More Potent Statins Lead to More Muscle-Related Side Effects

A review of adverse drug events reported to the FDA suggests that more powerful statins come with a greater risk of myopathy.

A review of adverse drug events reported to the FDA suggests that more powerful statins come with a greater risk of myopathy.

More powerful statins tend to lead to more muscle-related side effects, according to a study of adverse effects associated with the cholesterol-lowering drugs reported to the FDA. The study, published online on August 22, 2012, in PLoS ONE, was based on a review of 147,789 reports submitted to the agency’s Adverse Event Reporting System (AERS) between July 2005 and March 2011.

Muscle-related adverse effects, or myopathies, were not identified as a significant problem during prerelease testing of statins; they became apparent only after the drugs won FDA approval. The adverse effects range from myalgia to life-threatening muscle breakdown called rhabdomyolysis. By basing their review on the AERS, the researchers hoped to look at a large, heterogeneous, “real-world” patient population.

The statins included in the review were atorvastatin (Lipitor), simvastatin (Zocor), lovastatin (Mevacor), pravastatin (Pravachol), rosuvastatin (Crestor), and fluvastatin (Lescol). The results showed that the relative risk rates were consistently higher for rosuvastatin than for the other statins. Compared with rosuvastatin, the risk of muscle-related adverse effects was 74% as high for fluvastatin, 55% as high for atorvastatin, 26% as high for simvastatin, 17% as high for pravastatin, and 7.5% as high for lovastatin.

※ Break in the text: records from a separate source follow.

+                            const float x = exact_cell(tmpL, tt[u], LL[u]);
+                            if (better(x, kk[u], bx, bk)) { bx = x; bk = kk[u]; }
+                        }
+                    }
+                }
+#pragma unroll
+                for (int m = 1; m < 64; m <<= 1) {
+                    const float ov = __shfl_xor(bx, m);
+                    const int ok = __shfl_xor(bk, m);
+                    if (better(ov, ok, bx, bk)) { bx = ov; bk = ok; }
+                }
+                if (lane == Ln) { rr = bx; rk = bk; }
+                if (lane == 0) atomicAdd(&args.counters[1], 1ull);
+            }
+        }
+
+        {
+            float r = rr;
+            int kb = rk;
+            wave_best(r, kb);
+            if (lane < TILE_W) { redR[c * NWV + w] = r; redK[c * NWV + w] = kb; }
+        }
+        __syncthreads();
+        if (w == 0) {
+            const float4 fv = *reinterpret_cast<const float4 *>(redR + c * NWV + (rg * 4) % NWV);
+            const int4 fk = *reinterpret_cast<const int4 *>(redK + c * NWV + (rg * 4) % NWV);
+            float r = fv.x;
+            int kb = fk.x;
+            if (better(fv.y, fk.y, r, kb)) { r = fv.y; kb = fk.y; }
+            if (better(fv.z, fk.z, r, kb)) { r = fv.z; kb = fk.z; }
+            if (better(fv.w, fk.w, r, kb)) { r = fv.w; kb = fk.w; }
+            wave_best(r, kb);
+            const bool any = r > -FLT_MAX;
+            if (lane < TILE_W && col < K) {
+                const float out = any ? r : -FLT_MAX;
+                __hip_atomic_store(gran + (size_t)(s & 1) * nrows + col, ((unsigned long long)(unsigned int)s << 32) | __float_as_uint(out),
+                                   __ATOMIC_RELAXED, __HIP_MEMORY_SCOPE_AGENT);
+                args.bp[(size_t)(args.L + s) * K + col] = any ? kb : -1;
+                if (s == args.nsteps) args.row_last[col] = out;
+            }
+        }
+    }
+}
+
+}
diff --git a/flash_viterbi_amd/decoder.py b/flash_viterbi_amd/decoder.py
--- a/flash_viterbi_amd/decoder.py
+++ b/flash_viterbi_amd/decoder.py
@@ -11,6 +11,8 @@
 KERNEL_U16_REFINE = 6
 KERNEL_SPARSE_CSR = 7
 OPT_KERNEL, OPT_MAX_BATCH, OPT_PROFILE, OPT_SEL_MARGIN, OPT_DEBUG = 1, 2, 3, 4, 100
+OPT_TOP_PASS = 5
+TOP_PASS_PER_STEP, TOP_PASS_RESIDENT, TOP_PASS_RESIDENT_RERUN = 1, 2, 3
 DEBUG_TIMING_ONLY = (1 << 0) | (1 << 4) | (1 << 5) | (1 << 11) | (1 << 12)
 DEBUG_BATCH_GEN0_SERIAL = 1 << 28
 DEBUG_BEAM_BATCH_GEN0_OTHER = 1 << 29
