@@ -350,6 +351,7 @@
                 else if (t->wino_f == 2) issued = 2.0 * mn_pad * 4.0 * op.conv_cin;
                 else issued = 2.0 * mn_pad * op.gemm_kpad * (t->family == TILE_BF16X3 ? 3.0 : 1.0);
             }
+            else if (!op.form.empty()) nm += "|" + op.form;
             h->prof.push_back({nm, ms, op.flops, op.bytes, issued});
         }
         (void)hipEventDestroy(e0);
diff --git a/ccvpe_amd/csrc/ccvpe_internal.h b/ccvpe_amd/csrc/ccvpe_internal.h
--- a/ccvpe_amd/csrc/ccvpe_internal.h
+++ b/ccvpe_amd/csrc/ccvpe_internal.h
@@ -101,6 +101,7 @@
     bool fuse_level1 = true;
     int l1_tile = 1;
     std::optional<int> compose_l6;
+    std::optional<int> l6_gemm;
     bool wino = true;
     int graph_mode = 0;
     bool two_streams = true;
@@ -191,8 +192,13 @@
     float* bc = nullptr;
     PackedConv skip;
     int K = 0, Kc = 0, N = 0, Npad = 0;
+    float* w3skip = nullptr;
+    float* w3b = nullptr;
+    int K3s = 0, Kc3s = 0, K3b = 0, Kc3b = 0, N3b = 0, Npad3b = 0;
 };
 static constexpr int LEVEL6_AUTO_MIN_BATCH = 8;
+static constexpr int LEVEL6_GEMM_AUTO_MIN_BATCH = 16;
+static_assert(LEVEL6_GEMM_AUTO_MIN_BATCH >= 10, "batches below 10 keep conv_skip / conv_b");
 struct ccvpe_handle_s;
 struct DecoderW;
 int level6_shape(const ccvpe_handle_s* h, const DecoderW& d, const struct DecLevel& l, int& K, int& Kc, int& N, int& Npad);
@@ -335,6 +341,7 @@
     bool wino4x_ok = false;
     bool is_pw = false;
     bool proj_ok = false;
+    std::string form;
     int stream = 0;
     std::vector<int> wait_on;
     bool signal = false;
diff --git a/ccvpe_amd/csrc/ccvpe_plan.hip b/ccvpe_amd/csrc/ccvpe_plan.hip
--- a/ccvpe_amd/csrc/ccvpe_plan.hip
+++ b/ccvpe_amd/csrc/ccvpe_plan.hip
@@ -377,6 +377,20 @@
         if (!ok) l6_wm = 0;
     }
     pl.l6_wm = l6_wm;
+    bool l6_gemm = l6_wm == 4 && (h->sw.l6_gemm ? *h->sw.l6_gemm == 1 : B >= LEVEL6_GEMM_AUTO_MIN_BATCH);
+    for (int d = 0; d < 2 && l6_gemm; ++d) {
+        const DecoderW& dw = d ? h->ori : h->loc;
+        const DecLevel& l = d ? vs.ori[0] : vs.loc[0];
+        const PackedConv& cb = dw.convb[0];
+        Level6Conv3Params sk3{}, b3{};
+        sk3.B = b3.B = B;
+        sk3.K = l.skip; sk3.Kc = round_up(l.skip, 32); sk3.N = l6p[d].N; sk3.Npad = l6p[d].Npad; sk3.R = level6_rows3(B, l6p[d].bm, &sk3.bm);
+        b3.K = l.mid; b3.Kc = round_up(l.mid, 32); b3.N = l.out; b3.Npad = round_up(l.out, 128); b3.R = level6_rows3(B, 0, &b3.bm);
+        const bool ok = cb.w && cb.cinp == l.mid && cb.N == l.out && l6p[d].N == l.mid && TAP_C[0] == l.skip && level6_conv3_supported(sk3) &&
+                        level6_conv3_supported(b3);
+        if (!ok && h->sw.l6_gemm) return ccvpe_fail(CCVPE_ESTATE, "CCVPE_L6_GEMM=1: the level-6 3x3 layers do not fit the grouped GEMM");
+        if (!ok) l6_gemm = false;
+    }
     Tensor skip15;
     ori_in6 = pl.alloc(B, 8, 8, rpad + D);
     pl.taps["ori_in6"] = {ori_in6, 0, ori_in6.C};
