@@ -32,6 +35,16 @@
         if constexpr (NB > 0) __builtin_amdgcn_sched_group_barrier(SG_VALU, NB, 0);
         __builtin_amdgcn_sched_group_barrier(SG_DS_WR, 1, 0);
         __builtin_amdgcn_sched_group_barrier(SG_MFMA, 4, 0);
+    }
+}
+
+__device__ __forceinline__ float quad_bcast(float v, int i) {
+    const int x = __builtin_bit_cast(int, v);
+    switch (i) {
+        case 0: return __builtin_bit_cast(float, __builtin_amdgcn_update_dpp(0, x, 0x00, 0xf, 0xf, true));
+        case 1: return __builtin_bit_cast(float, __builtin_amdgcn_update_dpp(0, x, 0x55, 0xf, 0xf, true));
+        case 2: return __builtin_bit_cast(float, __builtin_amdgcn_update_dpp(0, x, 0xaa, 0xf, 0xf, true));
+        default: return __builtin_bit_cast(float, __builtin_amdgcn_update_dpp(0, x, 0xff, 0xf, 0xf, true));
     }
 }
 
@@ -65,7 +78,8 @@
     const uint32_t pro_th = drop_thresh(p.pro_p);
     const float pro_sc = 1.0f / (1.0f - p.pro_p);
     f32x4 ra[2][4], rb[2][4];
-    f32x2 bms[2][4];
+    float bmv[2], bsv[2];
+    const int os = (lrow + 4 * (lane & 3)) * 4;
     f32x4 colsum = {0.f, 0.f, 0.f, 0.f};
     f32x4 lg = {1.f, 1.f, 1.f, 1.f}, lb = {0.f, 0.f, 0.f, 0.f};
     if constexpr (BLN) {
@@ -80,16 +94,16 @@
         const int64_t r0 = r_begin + (int64_t)it * TM;
         const auto da = __builtin_amdgcn_make_buffer_rsrc((void*)(p.A + r0 * p.N + n0), 0, 0x7fffffff, 0x00020000);
         const auto db = __builtin_amdgcn_make_buffer_rsrc((void*)(p.B + r0 * p.K + k0), 0, 0x7fffffff, 0x00020000);
+        if constexpr (BLN) {
+            const auto dm = __builtin_amdgcn_make_buffer_rsrc((void*)(p.mean + r0), 0, 0x7fffffff, 0x00020000);
+            const auto ds = __builtin_amdgcn_make_buffer_rsrc((void*)(p.rstd + r0), 0, 0x7fffffff, 0x00020000);
+            bmv[Q] = __builtin_bit_cast(float, __builtin_amdgcn_raw_buffer_load_b32(dm, os, 0, 0));
+            bsv[Q] = __builtin_bit_cast(float, __builtin_amdgcn_raw_buffer_load_b32(ds, os, 0, 0));
+        }
 #pragma unroll
         for (int i = 0; i < 4; ++i) {
             ra[Q][i] = __builtin_bit_cast(f32x4, __builtin_amdgcn_raw_buffer_load_b128(da, oa[i], 0, 0));
             rb[Q][i] = __builtin_bit_cast(f32x4, __builtin_amdgcn_raw_buffer_load_b128(db, ob[i], 0, 0));
-            if constexpr (BLN) {
-                const auto dm = __builtin_amdgcn_make_buffer_rsrc((void*)(p.mean + r0), 0, 0x7fffffff, 0x00020000);
-                const auto ds = __builtin_amdgcn_make_buffer_rsrc((void*)(p.rstd + r0), 0, 0x7fffffff, 0x00020000);
-                bms[Q][i].x = __builtin_bit_cast(float, __builtin_amdgcn_raw_buffer_load_b32(dm, (lrow + 4 * i) * 4, 0, 0));
-                bms[Q][i].y = __builtin_bit_cast(float, __builtin_amdgcn_raw_buffer_load_b32(ds, (lrow + 4 * i) * 4, 0, 0));
-            }
         }
     };
     auto commit_a = [&](auto QC, int so, int it, float live, int i) {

With the exception of fluvastatin, which is the least potent statin, the relative risk of muscle-related adverse events was in line with the statins’ respective strength as measured by per milligram LDL-reducing ability. A possible explanation for the high rate of muscle-related adverse effects associated with fluvastatin is that it is reserved by providers for patients who have failed to tolerate other statins. (Fluvastatin was the least commonly prescribed statin among those included in the review.)

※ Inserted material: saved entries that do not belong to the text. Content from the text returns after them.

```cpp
static int fast_launch(Ctx *ctx, Db *db, Reads *rd, const uint8_t *d_act, bool trio, const CovFastShape &f, const ItemList &list) {
    const CovFastTail t{rd->d_g_items.p, rd->item_blk_shift, nullptr, nullptr, 0u, 0u, 0u, 0u, list.d};
    const int grid = (int)list.n;
    const auto is = [&](int u, int passes, int win) { return f.u == u && f.passes == passes && f.win == win; };
    if (is(1, 8, 2048)) fast_launch_as<1, 8, 2048, false>(ctx, db, rd, d_act, trio, grid, t);
    else if (is(2, 4, 2048)) fast_launch_as<2, 4, 2048, false>(ctx, db, rd, d_act, trio, grid, t);
    else if (is(2, 8, 2048)) fast_launch_as<2, 8, 2048, false>(ctx, db, rd, d_act, trio, grid, t);
    else if (is(2, 8, 3072)) fast_launch_as<2, 8, 3072, false>(ctx, db, rd, d_act, trio, grid, t);
    else if (is(2, 8, 4096)) fast_launch_as<2, 8, 4096, false>(ctx, db, rd, d_act, trio, grid, t);
    else if (is(2, 4, 3072)) fast_launch_as<2, 4, 3072, false>(ctx, db, rd, d_act, trio, grid, t);
    else if (is(2, 8, 2304)) fast_launch_as<2, 8, 2304, false>(ctx, db, rd, d_act, trio, grid, t);
    else if (is(2, 8, 2560)) fast_launch_as<2, 8, 2560, false>(ctx, db, rd, d_act, trio, grid, t);
    else if (is(2, 4, 2304)) fast_launch_as<2, 4, 2304, false>(ctx, db, rd, d_act, trio, grid, t);
    else if (is(2, 4, 2560)) fast_launch_as<2, 4, 2560, false>(ctx, db, rd, d_act, trio, grid, t);
    else if (is(1, 8, 2304)) fast_launch_as<1, 8, 2304, false>(ctx, db, rd, d_act, trio, grid, t);
    else if (is(4, 4, 2304)) fast_launch_as<4, 4, 2304, false>(ctx, db, rd, d_act, trio, grid, t);
    else if (is(4, 4, 2048)) fast_launch_as<4, 4, 2048, false>(ctx, db, rd, d_act, trio, grid, t);
    else if (is(4, 4, 3072)) fast_launch_as<4, 4, 3072, false>(ctx, db, rd, d_act, trio, grid, t);
    else return fail(ctx, PANTAX_HIP_E_STATE, "coverage_launch: no short-read kernel of shape U = %d, PASSES = %d, WIN = %d", f.u, f.passes, f.win);
    return 0;
}

static int long_launch(Ctx *ctx, Db *db, Reads *rd, const uint8_t *d_act, bool trio, const CovPlan &plan) {
    if (!rd->d_long_sum.p) { PTX_HIP(ctx, rd->d_long_sum.alloc(rd->R)); PTX_HIP(ctx, rd->d_long_len0.alloc(rd->R)); }
    const CovLongShape &l = plan.lng;
    const uint32_t total_groups = (uint32_t)(rd->T_pad / 64);
    const int grid = (int)((total_groups + l.chunk_groups - 1) / l.chunk_groups);
    const CovFastTail t{nullptr, 0, rd->d_long_sum.p, rd->d_long_len0.p, plan.only_long ? 1u : 0u, l.chunk_groups, total_groups, l.win_back, nullptr};
    if (l.u == 1 && l.win == 2048) fast_launch_as<1, 1, 2048, true>(ctx, db, rd, d_act, trio, grid, t);
    else if (l.u == 1 && l.win == 3072) fast_launch_as<1, 1, 3072, true>(ctx, db, rd, d_act, trio, grid, t);
    else if (l.u == 1 && l.win == 4096) fast_launch_as<1, 1, 4096, true>(ctx, db, rd, d_act, trio, grid, t);
    else if (l.u == 2 && l.win == 2048) fast_launch_as<2, 1, 2048, true>(ctx, db, rd, d_act, trio, grid, t);
    else if (l.u == 2 && l.win == 4096) fast_launch_as<2, 1, 4096, true>(ctx, db, rd, d_act, trio, grid, t);
    else if (l.u == 2 && l.win == 3072) fast_launch_as<2, 1, 3072, true>(ctx, db, rd, d_act, trio, grid, t);
    else return fail(ctx, PANTAX_HIP_E_STATE, "coverage_launch: no long-walk kernel of shape U = %d, WIN = %d", l.u, l.win);
    return 0;
}

static int count_launch(Ctx *ctx, Db *db) {
    PTX_HIP(ctx, db->d_cov.alloc(db->V));
    KTimer t(ctx, "popcount_kernel");
    if (long_node_shape(db->L, db->V, ctx->cfg.ncs_prefix_min, ctx->cfg.ncs_no_prefix))
        hipLaunchKernelGGL(popcount_long_kernel, dim3(grid_for((db->V + 63) / 64, 4, ctx->n_cu * 8)), dim3(256), 0, ctx->stream, db->V,
                           db->d_bit_off.p, db->d_full.p, db->d_bitmap.p, db->d_cov.p);
    else
        hipLaunchKernelGGL(popcount_kernel, dim3(grid_for(db->V, 256, ctx->n_cu * 8)), dim3(256), 0, ctx->stream, db->V,
                           db->d_bit_off.p, db->d_full.p, db->d_bitmap.p, db->d_cov.p);
    return 0;
}

int coverage_launch(Ctx *ctx, Db *db, Reads *rd, const uint8_t *d_active, bool with_trio, bool defer_count) {
    if (!rd->grouped) return fail(ctx, PANTAX_HIP_E_STATE, "node_coverage: these reads are a slice kept as plain columns (to be routed to their owner), not resident reads");
    const bool trace = ctx->cfg.trace && !defer_count;
    CovLap lap{ctx, trace};
    if (!db->cov_prepared) PTX_TRY(coverage_prepare(ctx, db, rd, with_trio));
    lap("arena + zero fill");
    db->cov_prepared = false;
    db->cov_stage = false;
    db->trio_free_valid = false;
    const bool trio = with_trio && db->U;
    const uint8_t *d_act_fast = d_active;
    if (rd->R && rd->T_pad) PTX_TRY(active_flags(ctx, db, d_active, &d_act_fast));
    const CtxConfig &cfg = ctx->cfg;
    const CovPlan plan = cov_plan(rd->T_pad, rd->n_long, rd->n_slots, rd->n_items, rd->R, cfg.cov_general, cfg.cov_long, cfg.covf_shape, cfg.covl_shape,
                                  cfg.cov_shape, cfg.cov_xcd);
    if (plan.run_fast) {
        KTimer t(ctx, "coverage_fast_kernel");
        ItemList list;
        PTX_TRY(item_selection(ctx, db, rd, &list));
        if (trace) std::fprintf(stderr, "[node_coverage]        %u of %u items launched\n", list.n, rd->n_items);
        PTX_TRY(fast_launch(ctx, db, rd, d_act_fast, trio, plan.fast, list));
    }
    if (plan.run_long) {
        KTimer t(ctx, "coverage_long_kernel");
        PTX_TRY(long_launch(ctx, db, rd, d_act_fast, trio, plan));
    }
    if (plan.run_step) {
        KTimer t(ctx, "coverage_step_kernel");
        PTX_TRY(coverage_step_launch(ctx, db, rd, d_active, trio, plan));
    }
    PTX_HIP(ctx, hipGetLastError());
    lap("coverage kernels");
    db->cov_count_pending = defer_count && db->V != 0;
    if (db->V && !defer_count) PTX_TRY(count_launch(ctx, db));
    PTX_HIP(ctx, hipGetLastError());
    lap("popcount");
    db->cov_done = true;
    return 0;
}

}
```

Before: 7341.

## Make coverage kernel LDS updates branch-free using per-lane dummy slots

For non-long groups, the coverage kernel now performs its window base adds, full-node flags and partial bitmap marks unconditionally. Inactive lanes are redirected to per-lane dummy LDS slots, added by enlarging the shared-memory allocation, so divergent branches disappear and the abort counting becomes one popcounted ballot. The slot computation is also moved out of the PF3 path into the later lane-dependent code, and the LDS flush index is tied to wave and lane. The cost is extra unconditional LDS atomics on lanes that have nothing to write, more shared memory per block, and a one-off bitmap path that still keeps a global fallback branch.

```diff
diff --git a/pantax_amd/csrc/cov_device.hpp b/pantax_amd/csrc/cov_device.hpp
--- a/pantax_amd/csrc/cov_device.hpp
+++ b/pantax_amd/csrc/cov_device.hpp
@@ -15,7 +15,11 @@
 #define S_WIN(i) s_cov[(i)]
 #define S_BM(bmo, i) s_cov[(bmo) + (i)]
 #define S_FULL(bmo, i) reinterpret_cast<uint8_t *>(s_cov + (bmo) + COV_BWIN)[(i)]
-__host__ __device__ constexpr size_t cov_lds_bytes(int win) { return (size_t)win * 4 + COV_BWIN * 4 + (size_t)win; }
+constexpr uint32_t COV_DUMMY = 64;
+__host__ __device__ constexpr size_t cov_lds_bytes(int win) { return (size_t)win * 4 + COV_BWIN * 4 + (size_t)win + COV_DUMMY * 9; }
+__host__ __device__ constexpr uint32_t cov_dummy_win(int win) { return (uint32_t)win + COV_BWIN + (uint32_t)win / 4u; }
+__host__ __device__ constexpr uint32_t cov_dummy_bm(int win) { return COV_BWIN + (uint32_t)win / 4u + COV_DUMMY; }
+__host__ __device__ constexpr uint32_t cov_dummy_full(int win) { return (uint32_t)win + COV_DUMMY * 8u; }
 __device__ __forceinline__ void lds_or(uint32_t *__restrict__ bm, uint32_t bmo, uint64_t bw0, uint32_t bwn, uint64_t w, uint32_t m) {
     const uint64_t off = w - bw0;
     if (off < bwn) {
@@ -47,11 +51,25 @@
     }
 }
 
+__device__ __forceinline__ void mark_window_flat(uint32_t bmo, bool on, uint32_t r0, uint32_t r1, uint32_t dummy) {
+    const uint32_t w0 = on ? r0 >> 5 : dummy, w1 = on ? (r1 - 1u) >> 5 : dummy;
+    const uint32_t m0 = 0xFFFFFFFFu << (r0 & 31), m1 = 0xFFFFFFFFu >> (31 - ((r1 - 1u) & 31));
+    const uint32_t span = w1 - w0;
+    const uint32_t first = span != 0u ? m0 : m0 & m1;
+    atomicOr(&S_BM(bmo, w0), on ? first : 0u);
+    atomicOr(&S_BM(bmo, w1), span != 0u ? m1 : 0u);
+    if (__builtin_amdgcn_ballot_w64(span > 1u) != 0ull) {
+        if (span > 1u)
+            for (uint32_t w = w0 + 1u; w < w1; ++w) atomicOr(&S_BM(bmo, w), 0xFFFFFFFFu);
+    }
+}
+
 constexpr uint32_t STEP_LONG = 0x80u;
 constexpr uint32_t STEP_START = 0x40u, STEP_PAD = 0xFFu, STEP_DIST = 0x3Fu;
 __device__ __forceinline__ unsigned long long ballot1(bool b) { return __builtin_amdgcn_ballot_w64(b); }
 __device__ __forceinline__ bool any1(bool b) { return __builtin_amdgcn_ballot_w64(b) != 0ull; }
 __device__ __forceinline__ bool none1(bool b) { return __builtin_amdgcn_ballot_w64(b) == 0ull; }
+__device__ __forceinline__ bool long_step(uint32_t code) { return code - STEP_LONG < STEP_PAD - STEP_LONG; }
 __device__ __forceinline__ uint32_t slot_in_group(uint32_t group_first_slot, uint32_t code, int lane) {
     const unsigned long long starts = ballot1((code != STEP_PAD) & ((code & STEP_START) != 0u)) & ~1ull;
     const uint32_t below = __builtin_amdgcn_mbcnt_hi((uint32_t)(starts >> 32), __builtin_amdgcn_mbcnt_lo((uint32_t)starts, 0u));
diff --git a/pantax_amd/csrc/stage_cov.hip b/pantax_amd/csrc/stage_cov.hip
--- a/pantax_amd/csrc/stage_cov.hip
+++ b/pantax_amd/csrc/stage_cov.hip
@@ -79,6 +79,11 @@
 #else
     constexpr bool PF3 = false;
 #endif
+#if !defined(COV_R26_BODY)
+    constexpr bool FLAT = !LONG;
+#else
+    constexpr bool FLAT = false;
+#endif
     const auto guess_v = [&](uint32_t id) { const uint32_t vg = id + dlt0; return vg < V ? vg : wlo; };
     uint32_t c_code[U], c_id[U], c_gs[U];
     uint4 c_rr[U];
@@ -96,7 +101,7 @@
             const uint64_t t = (uint64_t)g * 64 + lane;
             n_code[u] = step_code[t]; n_id[u] = node_id[t]; n_gs[u] = group_slot[g];
             const bool pad0 = c_code[u] == STEP_PAD;
-            const bool run0 = (gw0 + (uint32_t)u < n_groups) & any1(!pad0) & none1(!pad0 & ((c_code[u] & STEP_LONG) != 0u));
+            const bool run0 = (gw0 + (uint32_t)u < n_groups) & any1(!pad0) & none1(long_step(c_code[u]));
             const uint32_t sl = slot_in_group(c_gs[u], c_code[u], lane);
             const uint32_t slot = (pad0 | !run0) ? (c_gs[u] == NO_SLOT ? 0u : c_gs[u]) : sl;
             c_rr[u] = read_rec[slot];
@@ -128,7 +133,7 @@
                 const uint64_t t = (uint64_t)g * 64 + lane;
                 m_code[u] = step_code[t]; m_id[u] = node_id[t]; m_gs[u] = group_slot[g];
                 const bool padn = n_code[u] == STEP_PAD;
-                const bool runn = (gn + (uint32_t)u < n_groups) & any1(!padn) & none1(!padn & ((n_code[u] & STEP_LONG) != 0u));
+                const bool runn = (gn + (uint32_t)u < n_groups) & any1(!padn) & none1(long_step(n_code[u]));
                 const uint32_t sl = slot_in_group(n_gs[u], n_code[u], lane);
                 const uint32_t slot = (padn | !runn) ? (n_gs[u] == NO_SLOT ? 0u : n_gs[u]) : sl;
                 c_rr[u] = read_rec[slot];
@@ -171,11 +176,13 @@
                 const bool has_long = any1(!pad[u] & ((code[u] & STEP_LONG) != 0u));
                 run[u] = run[u] & any1(!pad[u]) & (LONG ? (has_long | (only_long == 0u)) : !has_long);
             }
+            if constexpr (!PF3) {
             const uint32_t sl = slot_in_group(gs[u], code[u], lane);
             const uint32_t slot = (pad[u] | !run[u]) ? (gs[u] == NO_SLOT ? 0u : gs[u]) : sl;
             if constexpr (!PF2) { rr[u] = read_rec[slot]; sr[u] = slot_rec[slot]; }
             if constexpr (LONG) { ll0[u] = long_len0[slot]; lsum[u] = long_sum[slot]; }
             slot_[u] = slot;
+            }
         }
         uint32_t h_id1[U], h_id2[U], h_codes[U];
         if constexpr (LONG) {
@@ -199,6 +206,8 @@
                     nr[u] = nrg[u];
                     asm volatile("" : "+v"(nr[u].x), "+v"(nr[u].y), "+v"(nr[u].z), "+v"(nr[u].w));
                 } else {
+                    const uint32_t sl = slot_in_group(gs[u], code[u], lane);
+                    slot_[u] = (pad[u] | !run[u]) ? (gs[u] == NO_SLOT ? 0u : gs[u]) : sl;
                     v[u] = ok[u] ? id[u] + slot_rec[slot_[u]].y : wlo;
                     nr[u] = node_rec[v[u]];
                     const uint32_t a = active[ok[u] ? sr[u].x : 0u];
@@ -229,7 +238,7 @@
         }
         uint32_t i_[U], nl[U], len0[U], nh[U], hx[U], tlo[U], thi[U];
         uint2 e0[U], e1[U];
-        bool live[U], single[U], dead_read[U], cross[U];
+        bool live[U], single[U], dead_read[U], cross[U], abrt[U];
         int dist[U];
 #pragma unroll
         for (int u = 0; u < U; ++u) {
@@ -253,6 +262,7 @@
             single[u] = rr[u].y == 1u;
             dead_read[u] = !single[u] & (rr[u].z > len0[u]);
             live[u] = ok[u] & !dead_read[u] & !(single[u] & (rr[u].w < rr[u].z));
+            abrt[u] = ok[u] & dead_read[u] & (i_[u] == 0u);
             nh[u] = 0; hx[u] = 0; tlo[u] = 0; thi[u] = 0;
             e0[u] = make_uint2(0u, 0u); e1[u] = e0[u];
             if (WITH_TRIO && !ABL(4u)) {
@@ -266,7 +276,7 @@
 #pragma unroll
         for (int u = 0; u < U; ++u) {
             const uint32_t k = rr[u].y, ps = rr[u].z, pe = rr[u].w, i = i_[u];
-            if (any1(ok[u] & dead_read[u] & (i == 0u))) { if (ok[u] & dead_read[u] & (i == 0u)) atomicAdd(n_abort, 1ull); }
+            if constexpr (!FLAT) { if (any1(abrt[u])) { if (abrt[u]) atomicAdd(n_abort, 1ull); } }
             const uint32_t contrib = (live[u] & !single[u]) ? (i == 0u ? nl[u] - ps : nl[u]) : 0u;
             const uint32_t pexcl = wave_incl_scan_dpp(contrib) - contrib;
             uint32_t seen = pexcl - __shfl(pexcl, lane - (LONG ? dist[u] : (int)i));
@@ -290,6 +300,31 @@
             const uint32_t rl = !live[u] ? 0u : !earlier ? aln : (at_step0 ? len0[u] - ps : nl[u]);
             const uint32_t off = v[u] - wlo;
             const bool inw = off < win_n;
+            if constexpr (FLAT) {
+                const uint32_t a = (live[u] & !earlier & !ABL(2u)) ? aln : 0u;
+                const bool add_l = inw & (a - 1u < (1u << 18) - 1u);
+                const uint32_t a_l = add_l ? a : 0u, a_g = a - a_l;
+                atomicAdd(&S_WIN(add_l ? off : cov_dummy_win(WIN) + (uint32_t)lane), a_l);
+                const bool mk = markable & !ABL(1u);
+                const bool whole = (sidx == 0u) & (hi == nl[u]);
+                const bool full_l = mk & whole & inw, part_l = mk & !whole & (off < mark_n);
+                S_FULL(WIN, full_l ? off : cov_dummy_full(WIN) + (uint32_t)lane) = 1;
+                const uint32_t rel = nr[u].x - bit0_lo;
+                mark_window_flat(WIN, part_l, rel + sidx, rel + hi, cov_dummy_bm(WIN) + (uint32_t)lane);
+                const bool mark_g = mk & !(full_l | part_l) & !ABL(8u);
+                if (any1((a_g != 0u) | mark_g | abrt[u])) {
+                    const unsigned long long ab = ballot1(abrt[u]);
+                    if ((ab != 0ull) & (lane == 0)) atomicAdd(n_abort, (unsigned long long)__builtin_popcountll(ab));
+                    if (a_g != 0u) atomicAdd(&bases[v[u]], (unsigned long long)a_g);
+                    if (mark_g) {
+                        if (whole) atomicOr(&full[v[u] >> 5], 1u << (v[u] & 31));
+                        else {
+                            const uint64_t bo = nr_bit_off(nr[u]);
+                            mark_range(bitmap, WIN, bw0, bwn, bo + sidx, bo + hi);
+                        }
+                    }
+                }
+            } else {
             if (live[u] & !earlier & (aln != 0u) && !ABL(2u)) {
                 if (inw & (aln < (1u << 18))) atomicAdd(&S_WIN(off), aln);
                 else atomicAdd(&bases[v[u]], (unsigned long long)aln);
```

The researchers note that a shortcoming of postmarketing surveillance is that it is not randomized. In addition, data from the AERS is only as good as the reports submitted to the FDA—and the likelihood that an adverse event will be reported can be influenced by external factors such as publicity and marketing. In particular, there may be a greater tendency to report events associated with newer drugs, and rosuvastatin is the newest of the statins covered by the study.

Nonetheless, the researchers argue that based on their findings and the fact that mortality outcomes have not generally been found to be better with higher-potency statin use (except in acute coronary syndrome), it may be advisable to use lower-potency statins, particularly when a patient has a history of statin-related myopathy.